(Records from a data source)
= = = =
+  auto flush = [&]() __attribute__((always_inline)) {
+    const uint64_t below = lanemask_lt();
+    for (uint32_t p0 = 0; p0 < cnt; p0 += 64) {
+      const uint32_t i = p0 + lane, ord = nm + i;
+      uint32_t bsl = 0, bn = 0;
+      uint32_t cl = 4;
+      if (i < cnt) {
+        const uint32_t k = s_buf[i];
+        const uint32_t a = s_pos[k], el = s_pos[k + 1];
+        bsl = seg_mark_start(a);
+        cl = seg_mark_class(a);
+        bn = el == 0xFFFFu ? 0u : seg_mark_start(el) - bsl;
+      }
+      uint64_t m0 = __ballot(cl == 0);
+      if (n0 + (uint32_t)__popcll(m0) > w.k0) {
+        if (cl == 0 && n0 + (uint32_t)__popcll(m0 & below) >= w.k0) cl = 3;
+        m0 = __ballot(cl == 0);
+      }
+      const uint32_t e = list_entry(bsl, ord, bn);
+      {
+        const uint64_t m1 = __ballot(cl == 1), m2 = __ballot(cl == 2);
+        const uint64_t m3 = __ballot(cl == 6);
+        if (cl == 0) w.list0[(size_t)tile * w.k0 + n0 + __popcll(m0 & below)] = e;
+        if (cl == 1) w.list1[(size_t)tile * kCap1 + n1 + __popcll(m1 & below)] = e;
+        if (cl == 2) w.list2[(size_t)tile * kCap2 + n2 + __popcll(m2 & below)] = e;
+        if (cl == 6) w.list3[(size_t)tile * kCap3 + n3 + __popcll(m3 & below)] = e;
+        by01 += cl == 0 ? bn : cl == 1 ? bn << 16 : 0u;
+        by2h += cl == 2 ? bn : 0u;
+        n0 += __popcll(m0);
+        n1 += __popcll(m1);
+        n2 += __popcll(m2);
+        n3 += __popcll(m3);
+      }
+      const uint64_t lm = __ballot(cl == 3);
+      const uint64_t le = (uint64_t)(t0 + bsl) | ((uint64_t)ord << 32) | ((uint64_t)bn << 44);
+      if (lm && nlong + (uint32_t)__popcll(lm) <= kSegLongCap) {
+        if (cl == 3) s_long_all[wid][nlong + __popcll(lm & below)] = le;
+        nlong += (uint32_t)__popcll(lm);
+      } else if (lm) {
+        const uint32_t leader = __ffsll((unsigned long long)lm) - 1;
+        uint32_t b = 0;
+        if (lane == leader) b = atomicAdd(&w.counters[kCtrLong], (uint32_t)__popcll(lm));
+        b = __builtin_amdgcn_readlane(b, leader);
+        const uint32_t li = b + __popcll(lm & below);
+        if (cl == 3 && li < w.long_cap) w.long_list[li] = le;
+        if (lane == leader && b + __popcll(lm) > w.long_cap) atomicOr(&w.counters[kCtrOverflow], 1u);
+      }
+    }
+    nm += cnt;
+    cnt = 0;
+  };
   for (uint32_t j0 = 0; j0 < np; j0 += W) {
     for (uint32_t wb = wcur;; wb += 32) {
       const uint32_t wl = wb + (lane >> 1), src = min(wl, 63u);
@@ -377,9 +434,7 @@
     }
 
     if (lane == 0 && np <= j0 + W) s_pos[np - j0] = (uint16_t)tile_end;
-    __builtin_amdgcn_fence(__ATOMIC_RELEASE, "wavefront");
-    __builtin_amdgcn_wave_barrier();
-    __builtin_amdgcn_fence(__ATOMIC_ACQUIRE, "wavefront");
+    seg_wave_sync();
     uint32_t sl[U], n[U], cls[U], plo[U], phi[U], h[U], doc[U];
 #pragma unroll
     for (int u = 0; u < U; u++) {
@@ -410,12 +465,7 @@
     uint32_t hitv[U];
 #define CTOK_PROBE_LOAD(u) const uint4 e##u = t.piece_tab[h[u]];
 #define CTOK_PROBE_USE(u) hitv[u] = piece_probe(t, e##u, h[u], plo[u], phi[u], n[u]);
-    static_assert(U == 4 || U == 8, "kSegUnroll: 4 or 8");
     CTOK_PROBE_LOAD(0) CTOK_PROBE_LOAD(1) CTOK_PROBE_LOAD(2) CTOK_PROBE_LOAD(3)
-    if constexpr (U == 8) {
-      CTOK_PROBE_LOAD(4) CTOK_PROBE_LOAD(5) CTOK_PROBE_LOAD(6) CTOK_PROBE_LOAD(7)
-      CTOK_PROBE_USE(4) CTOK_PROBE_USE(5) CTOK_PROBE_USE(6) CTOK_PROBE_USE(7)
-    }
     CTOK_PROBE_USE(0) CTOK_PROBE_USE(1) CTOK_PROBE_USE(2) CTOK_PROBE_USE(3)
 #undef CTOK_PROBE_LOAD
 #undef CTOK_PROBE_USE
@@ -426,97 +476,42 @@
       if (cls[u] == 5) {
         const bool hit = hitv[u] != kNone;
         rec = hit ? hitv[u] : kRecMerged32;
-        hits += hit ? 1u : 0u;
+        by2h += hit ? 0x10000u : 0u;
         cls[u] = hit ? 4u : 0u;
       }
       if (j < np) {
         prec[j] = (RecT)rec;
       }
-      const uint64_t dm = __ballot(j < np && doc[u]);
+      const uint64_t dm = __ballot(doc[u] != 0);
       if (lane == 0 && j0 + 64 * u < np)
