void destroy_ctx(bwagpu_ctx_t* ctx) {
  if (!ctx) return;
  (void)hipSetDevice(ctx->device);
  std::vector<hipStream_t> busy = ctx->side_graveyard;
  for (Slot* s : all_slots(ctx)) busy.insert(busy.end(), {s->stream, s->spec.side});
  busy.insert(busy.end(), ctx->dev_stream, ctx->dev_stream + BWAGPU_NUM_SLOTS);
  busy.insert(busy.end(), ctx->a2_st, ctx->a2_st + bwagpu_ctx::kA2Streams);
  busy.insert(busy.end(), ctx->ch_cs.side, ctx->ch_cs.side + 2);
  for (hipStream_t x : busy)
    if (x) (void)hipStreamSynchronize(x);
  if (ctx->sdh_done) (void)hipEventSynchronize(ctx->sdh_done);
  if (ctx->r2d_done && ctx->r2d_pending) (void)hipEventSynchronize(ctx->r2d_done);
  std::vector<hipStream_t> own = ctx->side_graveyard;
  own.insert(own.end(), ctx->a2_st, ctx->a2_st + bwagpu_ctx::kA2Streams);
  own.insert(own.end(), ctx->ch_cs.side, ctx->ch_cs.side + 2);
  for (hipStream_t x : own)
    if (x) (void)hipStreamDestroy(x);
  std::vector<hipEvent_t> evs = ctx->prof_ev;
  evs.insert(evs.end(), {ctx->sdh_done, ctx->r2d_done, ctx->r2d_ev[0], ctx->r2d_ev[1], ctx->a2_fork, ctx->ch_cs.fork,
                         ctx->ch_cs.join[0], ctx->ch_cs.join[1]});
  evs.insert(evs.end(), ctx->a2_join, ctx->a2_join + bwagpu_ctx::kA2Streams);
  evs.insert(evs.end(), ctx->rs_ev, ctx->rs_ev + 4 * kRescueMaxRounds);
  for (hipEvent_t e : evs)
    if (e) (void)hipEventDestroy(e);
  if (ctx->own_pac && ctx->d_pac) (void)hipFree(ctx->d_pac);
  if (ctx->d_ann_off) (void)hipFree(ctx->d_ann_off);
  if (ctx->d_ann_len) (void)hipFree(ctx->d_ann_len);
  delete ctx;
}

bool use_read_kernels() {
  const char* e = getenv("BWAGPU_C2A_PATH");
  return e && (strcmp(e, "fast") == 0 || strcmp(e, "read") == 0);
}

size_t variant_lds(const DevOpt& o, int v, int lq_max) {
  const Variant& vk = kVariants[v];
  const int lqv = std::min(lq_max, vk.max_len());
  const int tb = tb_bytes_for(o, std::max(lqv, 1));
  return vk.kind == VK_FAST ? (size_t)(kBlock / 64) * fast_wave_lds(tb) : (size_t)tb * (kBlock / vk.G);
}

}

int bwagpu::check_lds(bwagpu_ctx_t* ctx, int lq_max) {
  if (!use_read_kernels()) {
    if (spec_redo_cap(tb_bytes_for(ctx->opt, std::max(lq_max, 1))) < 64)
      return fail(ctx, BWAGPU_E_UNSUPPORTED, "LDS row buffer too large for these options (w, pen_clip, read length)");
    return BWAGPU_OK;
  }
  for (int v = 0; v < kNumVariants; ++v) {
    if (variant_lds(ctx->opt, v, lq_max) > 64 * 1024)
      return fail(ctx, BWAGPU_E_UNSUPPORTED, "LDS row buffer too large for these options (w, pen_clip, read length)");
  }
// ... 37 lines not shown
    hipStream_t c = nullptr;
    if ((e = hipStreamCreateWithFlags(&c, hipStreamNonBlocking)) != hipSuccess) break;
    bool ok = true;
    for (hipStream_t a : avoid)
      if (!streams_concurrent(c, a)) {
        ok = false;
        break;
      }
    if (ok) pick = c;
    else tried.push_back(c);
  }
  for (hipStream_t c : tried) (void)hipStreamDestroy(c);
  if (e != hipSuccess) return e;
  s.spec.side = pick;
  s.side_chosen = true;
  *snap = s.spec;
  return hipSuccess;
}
= = = =
◆ REQUIREMENT ◆
Which lines in the records above hold the string "hipStreamDestroy"? Copy each of them.

◆ SOLVED EXERCISE ◆
    if (x) (void)hipStreamDestroy(x);
  for (hipStream_t c : tried) (void)hipStreamDestroy(c);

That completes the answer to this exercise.